- Task directions -
The records below must be duplicated exactly, character for character.
──────────────────────────────
## Overlap finish kernel with intruder streaming via per-tile readiness counters

```diff
diff --git a/gym-guidance-collision-avoidance-single_b200/csrc/gca_abi.cu b/gym-guidance-collision-avoidance-single_b200/csrc/gca_abi.cu
--- a/gym-guidance-collision-avoidance-single_b200/csrc/gca_abi.cu
+++ b/gym-guidance-collision-avoidance-single_b200/csrc/gca_abi.cu
@@ -261,6 +261,8 @@
   if (!rc) rc = dev_alloc(e, &s.pre, (size_t)s.T * 32);
   if (!rc) rc = dev_alloc(e, &s.step_seq, 1);
   if (!rc) rc = dev_alloc(e, &s.error_flag, 1);
+  if (!rc) rc = dev_alloc(e, &s.tile_ready, (size_t)s.T);
+  if (!rc) rc = dev_alloc(e, &s.finish_exits, 1);
   if (!rc) rc = dev_alloc(e, &s.ivel, vel_plane_bytes(s));
   if (!rc) rc = dev_alloc(e, &s.cflag, flag_plane_words(s));
   if (!rc) rc = dev_alloc(e, &s.dflag, mode == GCA_MODE_FAITHFUL ? flag_plane_words(s) : 1);
@@ -361,6 +363,7 @@
   int flag = 0;
   GCA_CUDA(cudaMemcpy(&flag, e->s.error_flag, sizeof(int), cudaMemcpyDeviceToHost));
   if (flag & 1) return fail(GCA_ERR_STATE, "a streaming lane timed out waiting for its ownship record (step_intruders_kernel)");
+  if (flag & 2) return fail(GCA_ERR_STATE, "a finish warp timed out waiting for its tile's work items (step_finish_kernel)");
   return GCA_OK;
 }
 
diff --git a/gym-guidance-collision-avoidance-single_b200/csrc/gca_device.cuh b/gym-guidance-collision-avoidance-single_b200/csrc/gca_device.cuh
--- a/gym-guidance-collision-avoidance-single_b200/csrc/gca_device.cuh
+++ b/gym-guidance-collision-avoidance-single_b200/csrc/gca_device.cuh
@@ -30,6 +30,8 @@
   double2* pre;
   uint32_t* step_seq;
   int* error_flag;
+  uint32_t* tile_ready;
+  uint32_t* finish_exits;
   size_t pos_plane;
   int B, N, T, U, W, Wd;
 };
diff --git a/gym-guidance-collision-avoidance-single_b200/csrc/gca_step.cu b/gym-guidance-collision-avoidance-single_b200/csrc/gca_step.cu
--- a/gym-guidance-collision-avoidance-single_b200/csrc/gca_step.cu
+++ b/gym-guidance-collision-avoidance-single_b200/csrc/gca_step.cu
@@ -19,7 +19,8 @@
 }
 __device__ unsigned long long g_cta[8192 * 2];
 extern "C" int gca_debug_cta(unsigned long long* host) { return (int)cudaMemcpyFromSymbol(host, g_cta, sizeof(g_cta)); }
-__device__ unsigned long long g_fin[2048 * 8];
+constexpr int kFinStamps = 10;
+__device__ unsigned long long g_fin[2048 * kFinStamps];
 extern "C" int gca_debug_fin(unsigned long long* host) { return (int)cudaMemcpyFromSymbol(host, g_fin, sizeof(g_fin)); }
 __device__ unsigned int g_lat[8 * 64];
 extern "C" int gca_debug_lat(unsigned int* host, int clear) {
@@ -552,8 +553,8 @@
   }
 #ifdef GCA_PHASE_TIMING
   if (lane == 0 && tile < 2048) {
-    g_fin[tile * 8 + 0] = fin_t0; g_fin[tile * 8 + 1] = gtime(); g_fin[tile * 8 + 3] = fin_resets;
-    g_fin[tile * 8 + 4] = fin_t1; g_fin[tile * 8 + 5] = fin_t2; g_fin[tile * 8 + 6] = fin_t3;
+    g_fin[tile * kFinStamps + 0] = fin_t0; g_fin[tile * kFinStamps + 1] = gtime(); g_fin[tile * kFinStamps + 3] = fin_resets;
+    g_fin[tile * kFinStamps + 4] = fin_t1; g_fin[tile * kFinStamps + 5] = fin_t2; g_fin[tile * kFinStamps + 6] = fin_t3;
   }
 #endif
 }
@@ -585,8 +586,8 @@
   }
 #ifdef GCA_PHASE_TIMING
   if (lane == 0 && tile < 2048 && tile < s.T) {
-    g_fin[tile * 8 + 2] = ws->n_jobs;
-    g_fin[tile * 8 + 7] = gtime();
+    g_fin[tile * kFinStamps + 2] = ws->n_jobs;
+    g_fin[tile * kFinStamps + 7] = gtime();
   }
 #endif
   __syncthreads();
@@ -601,22 +602,59 @@
   }
 }
 
+__device__ __forceinline__ void wait_tile(const DevState& s, int tile, int lane, uint32_t stamp, int n_chunks) {
+  if (lane == 0) {
+    const uint32_t target = stamp * (uint32_t)(n_chunks + 1);
+    int spins = 0;
+    for (;;) {
+      uint32_t v;
+      asm volatile("ld.relaxed.gpu.global.u32 %0, [%1];" : "=r"(v) : "l"(s.tile_ready + tile) : "memory");
+      if ((int32_t)(v - target) >= 0) break;
+      if (++spins > (1 << 22)) {
+        atomicOr(s.error_flag, 2);
+        break;
+      }
+      __nanosleep(32);
+    }
+    asm volatile("fence.acq_rel.gpu;" ::: "memory");
+  }
+  __syncwarp();
+}
+
 template <bool FAITH, bool TAPE>
 __global__ void __launch_bounds__(128) step_finish_kernel(const __grid_constant__ StepArgs a) {
   __shared__ WarpScratch ws[TAPE ? 1 : 4];
   __shared__ BlockScratch bs;
-  if (!TAPE && threadIdx.x == 0) bs.count = 0;
-  pdl_wait();
-  GCA_KSTAMP_IN(2);
+  __shared__ uint32_t stamp_sh;
   const int wib = threadIdx.x >> 5, lane = threadIdx.x & 31;
-  const long long tile = (long long)blockIdx.x * 4 + wib;
   if constexpr (TAPE) {
+    pdl_wait();
+    GCA_KSTAMP_IN(2);
+    const long long tile = (long long)blockIdx.x * 4 + wib;
     if (tile < a.s.T) finish_tile<FAITH, TAPE>(a, (int)tile, lane, nullptr, nullptr);
   } else {
+    if (threadIdx.x == 0) {
+      bs.count = 0;
+      stamp_sh = *a.s.step_seq + 1u;
+    }
     __syncthreads();
-    if (tile < a.s.T) finish_tile<FAITH, TAPE>(a, (int)tile, lane, &ws[wib], &bs);
+    GCA_KSTAMP_IN(2);
+    const uint32_t stamp = stamp_sh;
+    const unsigned blk = (stamp & 1u) ? gridDim.x - 1u - blockIdx.x : blockIdx.x;
+    const long long tile = (long long)blk * 4 + wib;
+    if (tile < a.s.T) {
+#ifdef GCA_PHASE_TIMING
+      if (lane == 0 && tile < 2048) g_fin[tile * kFinStamps + 9] = gtime();
+#endif
+      wait_tile(a.s, (int)tile, lane, stamp, (a.s.U + kChunkUnits - 1) / kChunkUnits);
+      finish_tile<FAITH, TAPE>(a, (int)tile, lane, &ws[wib], &bs);
+    }
     if (a.s.N > 0) spawn_phase<FAITH>(a, (int)(tile < a.s.T ? tile : a.s.T), wib, lane, &ws[wib], &bs);
-    if (blockIdx.x == 0 && threadIdx.x == 0) *a.s.step_seq += 1u;
+    pdl_wait();
+    if (threadIdx.x == 0 && atomicAdd(a.s.finish_exits, 1u) == gridDim.x - 1u) {
+      *a.s.finish_exits = 0u;
+      *a.s.step_seq = stamp;
+    }
   }
   GCA_KSTAMP_OUT(2);
 }
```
──────────────────────────────
- Output below -
## Overlap finish kernel with intruder streaming via per-tile readiness counters

```diff
diff --git a/gym-guidance-collision-avoidance-single_b200/csrc/gca_abi.cu b/gym-guidance-collision-avoidance-single_b200/csrc/gca_abi.cu
--- a/gym-guidance-collision-avoidance-single_b200/csrc/gca_abi.cu
+++ b/gym-guidance-collision-avoidance-single_b200/csrc/gca_abi.cu
@@ -261,6 +261,8 @@
   if (!rc) rc = dev_alloc(e, &s.pre, (size_t)s.T * 32);
   if (!rc) rc = dev_alloc(e, &s.step_seq, 1);
   if (!rc) rc = dev_alloc(e, &s.error_flag, 1);
+  if (!rc) rc = dev_alloc(e, &s.tile_ready, (size_t)s.T);
+  if (!rc) rc = dev_alloc(e, &s.finish_exits, 1);
   if (!rc) rc = dev_alloc(e, &s.ivel, vel_plane_bytes(s));
   if (!rc) rc = dev_alloc(e, &s.cflag, flag_plane_words(s));
   if (!rc) rc = dev_alloc(e, &s.dflag, mode == GCA_MODE_FAITHFUL ? flag_plane_words(s) : 1);
@@ -361,6 +363,7 @@
   int flag = 0;
   GCA_CUDA(cudaMemcpy(&flag, e->s.error_flag, sizeof(int), cudaMemcpyDeviceToHost));
   if (flag & 1) return fail(GCA_ERR_STATE, "a streaming lane timed out waiting for its ownship record (step_intruders_kernel)");
+  if (flag & 2) return fail(GCA_ERR_STATE, "a finish warp timed out waiting for its tile's work items (step_finish_kernel)");
   return GCA_OK;
 }
 
diff --git a/gym-guidance-collision-avoidance-single_b200/csrc/gca_device.cuh b/gym-guidance-collision-avoidance-single_b200/csrc/gca_device.cuh
--- a/gym-guidance-collision-avoidance-single_b200/csrc/gca_device.cuh
+++ b/gym-guidance-collision-avoidance-single_b200/csrc/gca_device.cuh
@@ -30,6 +30,8 @@
   double2* pre;
   uint32_t* step_seq;
   int* error_flag;
+  uint32_t* tile_ready;
+  uint32_t* finish_exits;
   size_t pos_plane;
   int B, N, T, U, W, Wd;
 };
diff --git a/gym-guidance-collision-avoidance-single_b200/csrc/gca_step.cu b/gym-guidance-collision-avoidance-single_b200/csrc/gca_step.cu
--- a/gym-guidance-collision-avoidance-single_b200/csrc/gca_step.cu
+++ b/gym-guidance-collision-avoidance-single_b200/csrc/gca_step.cu
@@ -19,7 +19,8 @@
 }
 __device__ unsigned long long g_cta[8192 * 2];
 extern "C" int gca_debug_cta(unsigned long long* host) { return (int)cudaMemcpyFromSymbol(host, g_cta, sizeof(g_cta)); }
-__device__ unsigned long long g_fin[2048 * 8];
+constexpr int kFinStamps = 10;
+__device__ unsigned long long g_fin[2048 * kFinStamps];
 extern "C" int gca_debug_fin(unsigned long long* host) { return (int)cudaMemcpyFromSymbol(host, g_fin, sizeof(g_fin)); }
 __device__ unsigned int g_lat[8 * 64];
 extern "C" int gca_debug_lat(unsigned int* host, int clear) {
@@ -552,8 +553,8 @@
   }
 #ifdef GCA_PHASE_TIMING
   if (lane == 0 && tile < 2048) {
-    g_fin[tile * 8 + 0] = fin_t0; g_fin[tile * 8 + 1] = gtime(); g_fin[tile * 8 + 3] = fin_resets;
-    g_fin[tile * 8 + 4] = fin_t1; g_fin[tile * 8 + 5] = fin_t2; g_fin[tile * 8 + 6] = fin_t3;
+    g_fin[tile * kFinStamps + 0] = fin_t0; g_fin[tile * kFinStamps + 1] = gtime(); g_fin[tile * kFinStamps + 3] = fin_resets;
+    g_fin[tile * kFinStamps + 4] = fin_t1; g_fin[tile * kFinStamps + 5] = fin_t2; g_fin[tile * kFinStamps + 6] = fin_t3;
   }
 #endif
 }
@@ -585,8 +586,8 @@
   }
 #ifdef GCA_PHASE_TIMING
   if (lane == 0 && tile < 2048 && tile < s.T) {
-    g_fin[tile * 8 + 2] = ws->n_jobs;
-    g_fin[tile * 8 + 7] = gtime();
+    g_fin[tile * kFinStamps + 2] = ws->n_jobs;
+    g_fin[tile * kFinStamps + 7] = gtime();
   }
 #endif
   __syncthreads();
@@ -601,22 +602,59 @@
   }
 }
 
+__device__ __forceinline__ void wait_tile(const DevState& s, int tile, int lane, uint32_t stamp, int n_chunks) {
+  if (lane == 0) {
+    const uint32_t target = stamp * (uint32_t)(n_chunks + 1);
+    int spins = 0;
+    for (;;) {
+      uint32_t v;
+      asm volatile("ld.relaxed.gpu.global.u32 %0, [%1];" : "=r"(v) : "l"(s.tile_ready + tile) : "memory");
+      if ((int32_t)(v - target) >= 0) break;
+      if (++spins > (1 << 22)) {
+        atomicOr(s.error_flag, 2);
+        break;
+      }
+      __nanosleep(32);
+    }
+    asm volatile("fence.acq_rel.gpu;" ::: "memory");
+  }
+  __syncwarp();
+}
+
 template <bool FAITH, bool TAPE>
 __global__ void __launch_bounds__(128) step_finish_kernel(const __grid_constant__ StepArgs a) {
   __shared__ WarpScratch ws[TAPE ? 1 : 4];
   __shared__ BlockScratch bs;
-  if (!TAPE && threadIdx.x == 0) bs.count = 0;
-  pdl_wait();
-  GCA_KSTAMP_IN(2);
+  __shared__ uint32_t stamp_sh;
   const int wib = threadIdx.x >> 5, lane = threadIdx.x & 31;
-  const long long tile = (long long)blockIdx.x * 4 + wib;
   if constexpr (TAPE) {
+    pdl_wait();
+    GCA_KSTAMP_IN(2);
+    const long long tile = (long long)blockIdx.x * 4 + wib;
     if (tile < a.s.T) finish_tile<FAITH, TAPE>(a, (int)tile, lane, nullptr, nullptr);
   } else {
+    if (threadIdx.x == 0) {
+      bs.count = 0;
+      stamp_sh = *a.s.step_seq + 1u;
+    }
     __syncthreads();
-    if (tile < a.s.T) finish_tile<FAITH, TAPE>(a, (int)tile, lane, &ws[wib], &bs);
+    GCA_KSTAMP_IN(2);
+    const uint32_t stamp = stamp_sh;
+    const unsigned blk = (stamp & 1u) ? gridDim.x - 1u - blockIdx.x : blockIdx.x;
+    const long long tile = (long long)blk * 4 + wib;
+    if (tile < a.s.T) {
+#ifdef GCA_PHASE_TIMING
+      if (lane == 0 && tile < 2048) g_fin[tile * kFinStamps + 9] = gtime();
+#endif
+      wait_tile(a.s, (int)tile, lane, stamp, (a.s.U + kChunkUnits - 1) / kChunkUnits);
+      finish_tile<FAITH, TAPE>(a, (int)tile, lane, &ws[wib], &bs);
+    }
     if (a.s.N > 0) spawn_phase<FAITH>(a, (int)(tile < a.s.T ? tile : a.s.T), wib, lane, &ws[wib], &bs);
-    if (blockIdx.x == 0 && threadIdx.x == 0) *a.s.step_seq += 1u;
+    pdl_wait();
+    if (threadIdx.x == 0 && atomicAdd(a.s.finish_exits, 1u) == gridDim.x - 1u) {
+      *a.s.finish_exits = 0u;
+      *a.s.step_seq = stamp;
+    }
   }
   GCA_KSTAMP_OUT(2);
 }
```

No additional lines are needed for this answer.